[Stored items]
------------------------
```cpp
extern "C" int pats_third_descriptors_nhwc_f32(const float* feat_f0, const float* feat_f1,
                                               const float* mkpts0_c, const float* mkpts1_c,
                                               const int64_t* b_ids, const float* kenc, const float* rubbish,
                                               int64_t P_cap, const int64_t* P_dev, int64_t B, float* out0, float* out1,
                                               int64_t* p_s_out, int64_t* p_t_out, pats_stream_t stream) {
    PATS_REQUIRE(P_cap >= 0 && B > 0, "third_descriptors_nhwc: bad shape");
    if (P_cap == 0) return PATS_OK;
    PATS_REQUIRE(feat_f0 && feat_f1 && mkpts0_c && mkpts1_c && b_ids && kenc && rubbish && out0 && out1,
                 "third_descriptors_nhwc: null pointer");
    GATHER_LAUNCH(third_desc_nhwc_kernel, true, dim3((unsigned)((P_cap + 7) / 8 * 16)), feat_f0,
                       feat_f1, mkpts0_c, mkpts1_c, b_ids, kenc, rubbish, P_cap, B, out0, out1, p_s_out, p_t_out, P_dev);
    return check_launch("third_desc_nhwc_kernel");
}


extern "C" int pats_fine_descriptors_typed(const void* feat0, const void* feat1, const void* feat2, pats_map_dtype_t dtype,
                                           int channels_last, const float* title, const float* rubbish, int64_t B_cap,
                                           const int64_t* B_dev, float* desc, pats_stream_t stream) {
    PATS_REQUIRE(dtype == PATS_MAP_F32 || dtype == PATS_MAP_F16 || dtype == PATS_MAP_BF16,
                 "fine_descriptors_typed: unknown map dtype %d", (int)dtype);
    PATS_REQUIRE(B_cap >= 0, "fine_descriptors_typed: bad shape");
    if (B_cap == 0) return PATS_OK;
    PATS_REQUIRE(feat0 && feat1 && feat2 && title && rubbish && desc, "fine_descriptors_typed: null pointer");
    const uintptr_t maps = (uintptr_t)feat0 | (uintptr_t)feat1 | (uintptr_t)feat2;
    if (channels_last)
        PATS_REQUIRE((maps | (uintptr_t)desc) % 16 == 0, "fine_descriptors_typed: channels-last maps and desc must be 16-byte aligned");
    else
        PATS_REQUIRE(maps % 4 == 0, "fine_descriptors_typed: NCHW maps must be 4-byte aligned");
    const dim3 grid((unsigned)(2 * B_cap));
    if (dtype == PATS_MAP_F32) {
        const float *f0 = (const float*)feat0, *f1 = (const float*)feat1, *f2 = (const float*)feat2;
        if (channels_last) {
            GATHER_LAUNCH(fine_desc_nhwc_kernel, true, grid, f0, f1, f2, title, rubbish, B_cap, desc, B_dev);
            return check_launch("fine_desc_nhwc_kernel");
        }
        GATHER_LAUNCH(fine_desc_kernel, false, grid, f0, f1, f2, title, rubbish, B_cap, desc, B_dev);
        return check_launch("fine_desc_kernel");
    }
    const uint16_t *h0 = (const uint16_t*)feat0, *h1 = (const uint16_t*)feat1, *h2 = (const uint16_t*)feat2;
    if (channels_last) {
        GATHER_LAUNCH_TYPED(fine_desc_nhwc_half_kernel, dtype, true, grid, h0, h1, h2, title, rubbish, B_cap, desc, B_dev);
        return check_launch("fine_desc_nhwc_half_kernel");
    }
    GATHER_LAUNCH_TYPED(fine_desc_half_kernel, dtype, false, grid, h0, h1, h2, title, rubbish, B_cap, desc, B_dev);
    return check_launch("fine_desc_half_kernel");
}

extern "C" int pats_third_descriptors_typed(const void* feat_f0, const void* feat_f1, pats_map_dtype_t dtype, int channels_last,
                                            const float* mkpts0_c, const float* mkpts1_c, const int64_t* b_ids,
                                            const float* kenc, const float* rubbish, int64_t P_cap, const int64_t* P_dev,
                                            int64_t B, float* out0, float* out1, int64_t* p_s_out, int64_t* p_t_out,
                                            pats_stream_t stream) {
    PATS_REQUIRE(dtype == PATS_MAP_F32 || dtype == PATS_MAP_F16 || dtype == PATS_MAP_BF16,
                 "third_descriptors_typed: unknown map dtype %d", (int)dtype);
    PATS_REQUIRE(P_cap >= 0 && B > 0, "third_descriptors_typed: bad shape");
    if (P_cap == 0) return PATS_OK;
    PATS_REQUIRE(feat_f0 && feat_f1 && mkpts0_c && mkpts1_c && b_ids && kenc && rubbish && out0 && out1,
                 "third_descriptors_typed: null pointer");
    const uintptr_t maps = (uintptr_t)feat_f0 | (uintptr_t)feat_f1;
    if (channels_last)
        PATS_REQUIRE(maps % (dtype == PATS_MAP_F32 ? 4 : 16) == 0, "third_descriptors_typed: channels-last maps must be %d-byte aligned",
                     dtype == PATS_MAP_F32 ? 4 : 16);
    else
        PATS_REQUIRE(maps % 4 == 0, "third_descriptors_typed: NCHW maps must be 4-byte aligned");
    if (dtype == PATS_MAP_F32) {
        const float *f0 = (const float*)feat_f0, *f1 = (const float*)feat_f1;
        if (channels_last) {
            GATHER_LAUNCH(third_desc_nhwc_kernel, true, dim3((unsigned)((P_cap + 7) / 8 * 16)), f0, f1, mkpts0_c, mkpts1_c, b_ids,
                          kenc, rubbish, P_cap, B, out0, out1, p_s_out, p_t_out, P_dev);
            return check_launch("third_desc_nhwc_kernel");
        }
        GATHER_LAUNCH(third_desc_kernel, false, dim3((unsigned)((P_cap + 7) / 8 * 8)), f0, f1, mkpts0_c, mkpts1_c, b_ids,
                      kenc, rubbish, P_cap, B, out0, out1, p_s_out, p_t_out, P_dev);
        return check_launch("third_desc_kernel");
    }
    const uint16_t *h0 = (const uint16_t*)feat_f0, *h1 = (const uint16_t*)feat_f1;
    if (channels_last) {
        GATHER_LAUNCH_TYPED(third_desc_nhwc_half_kernel, dtype, true, dim3((unsigned)((P_cap + 7) / 8 * 16)), h0, h1, mkpts0_c,
                            mkpts1_c, b_ids, kenc, rubbish, P_cap, B, out0, out1, p_s_out, p_t_out, P_dev);
        return check_launch("third_desc_nhwc_half_kernel");
    }
    GATHER_LAUNCH_TYPED(third_desc_half_kernel, dtype, false, dim3((unsigned)((P_cap + 7) / 8 * 8)), h0, h1, mkpts0_c, mkpts1_c,
                        b_ids, kenc, rubbish, P_cap, B, out0, out1, p_s_out, p_t_out, P_dev);
    return check_launch("third_desc_half_kernel");
}
```

pats_amd/ops.py:

```python
import ctypes

import numpy as np
import torch

from . import _lib

_L = _lib.lib
_check = _lib.check
_L()


_raw_stream = getattr(torch._C, "_cuda_getCurrentRawStream", None)


def _stream():
    if _raw_stream is not None:
        return ctypes.c_void_p(_raw_stream(torch.cuda.current_device()))
    return ctypes.c_void_p(torch.cuda.current_stream().cuda_stream)


def _dev(t, name, dtype=torch.float32):
    if not isinstance(t, torch.Tensor):
        raise TypeError("%s must be a torch.Tensor" % name)
    if not t.is_cuda:
# ... 4 lines not shown
    return t.contiguous()


def _map(t, name, dtype=torch.float32):
    if not isinstance(t, torch.Tensor):
        raise TypeError("%s must be a torch.Tensor" % name)
    if not t.is_cuda:
        raise RuntimeError("pats_amd: %s is on %s; the HIP path needs a GPU tensor (no CPU fallback)" % (name, t.device))
    if t.dtype != dtype:
        raise RuntimeError("pats_amd: %s must be %s, got %s" % (name, dtype, t.dtype))
    if t.dim() == 4 and not t.is_contiguous() and t.is_contiguous(memory_format=torch.channels_last):
        return t, True
    return t.contiguous(), False


_MAP_DTYPES = {torch.float32: 0, torch.float16: 1, torch.bfloat16: 2}


def _maps_any(tensors, names):
    for t, name in zip(tensors, names):
        if not isinstance(t, torch.Tensor):
            raise TypeError("%s must be a torch.Tensor" % name)
        if t.dtype not in _MAP_DTYPES:
            raise RuntimeError("pats_amd: %s must be float32, float16 or bfloat16, got %s" % (name, t.dtype))
    dtypes = {t.dtype for t in tensors}
    if dtypes == {torch.float32}:
        return [_map(t, n) for t, n in zip(tensors, names)], None
    if len(dtypes) != 1:
        return [_map(t.float(), n) for t, n in zip(tensors, names)], None
    dt = tensors[0].dtype
    maps = [_map(t, n, dt) for t, n in zip(tensors, names)]
    if len({cl for _, cl in maps}) != 1:
        maps = [(t.contiguous(), False) for t, _ in maps]
    align = 16 if maps[0][1] else 4
    if any(t.data_ptr() % align for t, _ in maps):
        return [_map(t.float(), n) for t, n in zip(tensors, names)], None
    return maps, _MAP_DTYPES[dt]


def _ptr(t):
    return ctypes.c_void_p(t.data_ptr()) if t is not None else ctypes.c_void_p(0)


_WS = {}
_WS_MAX = 64 << 20
_WS_ON = [False]


class workspace_cache:

    def __enter__(self):
        self.prev = _WS_ON[0]
        _WS_ON[0] = True

    def __exit__(self, *exc):
        _WS_ON[0] = self.prev


def _workspace(nbytes, device):
    n = max(int(nbytes), 1)
    if not _WS_ON[0] or n > _WS_MAX or _raw_stream is None or torch.cuda.is_current_stream_capturing():
        return torch.empty(n, dtype=torch.uint8, device=device)
    key = (device.index, _raw_stream(torch.cuda.current_device()))
    t = _WS.get(key)
    if t is None or t.numel() < n:
        t = _WS[key] = torch.empty(min(_WS_MAX, max(2 * n, 1 << 20)), dtype=torch.uint8, device=device)
    return t


def _scalar_dev(x, device):
    if isinstance(x, torch.Tensor):
        return x.detach().reshape(1).to(device=device, dtype=torch.float32)
    return torch.full((1,), float(x), dtype=torch.float32, device=device)


def set_sinkhorn_mode(mode):
    names = {"auto": 0, "log": 1, "kernel": 2}
    prev = _L().pats_set_sinkhorn_mode(names[mode])
    return {v: k for k, v in names.items()}[prev]


def set_fine_fused(on):
    return bool(_L().pats_set_fine_fused(1 if on else 0))


def sinkhorn_fallbacks(reset=True):
    import ctypes
    n = ctypes.c_int64(0)
    rc = _L().pats_sinkhorn_fallbacks(ctypes.byref(n), 1 if reset else 0)
    if rc != 0:
        raise RuntimeError(_L().pats_last_error().decode())
    return int(n.value)


def set_gnn_redo(mode):
    names = {"inline": 0, "deferred": 1}
    prev = _L().pats_set_gnn_redo_mode(names[mode])
    return {v: k for k, v in names.items()}[prev]


def gnn_overflows(reset=True):
    n = ctypes.c_int64(0)
    _check(_L().pats_gnn_overflows(ctypes.byref(n), 1 if reset else 0), "gnn_overflows")
    return bool(n.value)


def cost(mdesc0, mdesc1, out=None):
    d0, d1 = _dev(mdesc0, "mdesc0"), _dev(mdesc1, "mdesc1")
    b, D, n = d0.shape
    if d1.shape[0] != b or d1.shape[1] != D:
        raise RuntimeError("cost: descriptor shapes %s / %s do not match" % (tuple(d0.shape), tuple(d1.shape)))
    m = d1.shape[2]
    if out is None:
        out = torch.empty((b, n, m), dtype=torch.float32, device=d0.device)
    elif tuple(out.shape) != (b, n, m) or out.dtype != torch.float32 or not out.is_contiguous() or out.device != d0.device:
        raise RuntimeError("cost: out must be a contiguous float32 [%d, %d, %d] tensor on %s" % (b, n, m, d0.device))
    _check(_L().pats_cost_f32(_ptr(d0), _ptr(d1), b, D, n, m, _ptr(out), _stream()), "cost")
    return out


def log_sinkhorn_iterations(Z, log_mu, log_nu, iters: int):
    Z, log_mu, log_nu = _dev(Z, "Z"), _dev(log_mu, "log_mu"), _dev(log_nu, "log_nu")
    b, M, N = Z.shape
    if tuple(log_mu.shape) != (b, M) or tuple(log_nu.shape) != (b, N):
        raise RuntimeError("log_sinkhorn_iterations: marginal shapes do not match Z")
    out = torch.empty_like(Z)
    nb = _L().pats_sinkhorn_workspace_bytes(b, M, N)
    ws = _workspace(nb, Z.device)
    _check(_L().pats_sinkhorn_f32(_ptr(Z), b, M, N, _ptr(log_mu), _ptr(log_nu), int(iters), _ptr(out),
                                  _ptr(ws), nb, _stream()), "log_sinkhorn_iterations")
    return out


def log_optimal_transport(scores, alpha, ns, iters: int):
    scores = _dev(scores, "scores")
    b, m, n = scores.shape
    ns = _dev(ns, "ns")
    if ns.numel() != b * n:
        raise RuntimeError("log_optimal_transport: ns must have %d entries per batch" % n)
    ns = ns.reshape(b, n)
    a = _scalar_dev(alpha, scores.device)
    Z = torch.empty((b, m + 1, n + 1), dtype=torch.float32, device=scores.device)
    nb = _L().pats_ot_workspace_bytes(b, m + 1, n + 1)
    ws = _workspace(nb, scores.device)
    _check(_L().pats_log_optimal_transport_f32(_ptr(scores), b, m, n, _ptr(a), _ptr(ns), int(iters),
                                               _ptr(Z), _ptr(ws), nb, _stream()), "log_optimal_transport")
    return Z


def log_optimal_transport2(scores, one, ns, iters: int, bias_k: float = 0.0):
    scores = _dev(scores, "scores")
    b, m, n = scores.shape
    ns = _dev(ns, "ns")
    if ns.numel() != b * (n - 1):
        raise RuntimeError("log_optimal_transport2: ns must have %d entries per batch" % (n - 1))
    ns = ns.reshape(b, n - 1)
    o = _scalar_dev(one, scores.device)
    Z = torch.empty((b, m, n), dtype=torch.float32, device=scores.device)
    nb = _L().pats_ot2_workspace_bytes(b, m, n)
    ws = _workspace(nb, scores.device)
    _check(_L().pats_log_optimal_transport2_f32(_ptr(scores), b, m, n, _ptr(o), _ptr(ns), int(iters),
                                                float(bias_k), _ptr(Z), _ptr(ws), nb, _stream()),
           "log_optimal_transport2")
    return Z
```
------------------------
» **What you have to do**
Please show every line above that includes the word "shapes".

» **Your response**
        raise RuntimeError("cost: descriptor shapes %s / %s do not match" % (tuple(d0.shape), tuple(d1.shape)))
        raise RuntimeError("log_sinkhorn_iterations: marginal shapes do not match Z")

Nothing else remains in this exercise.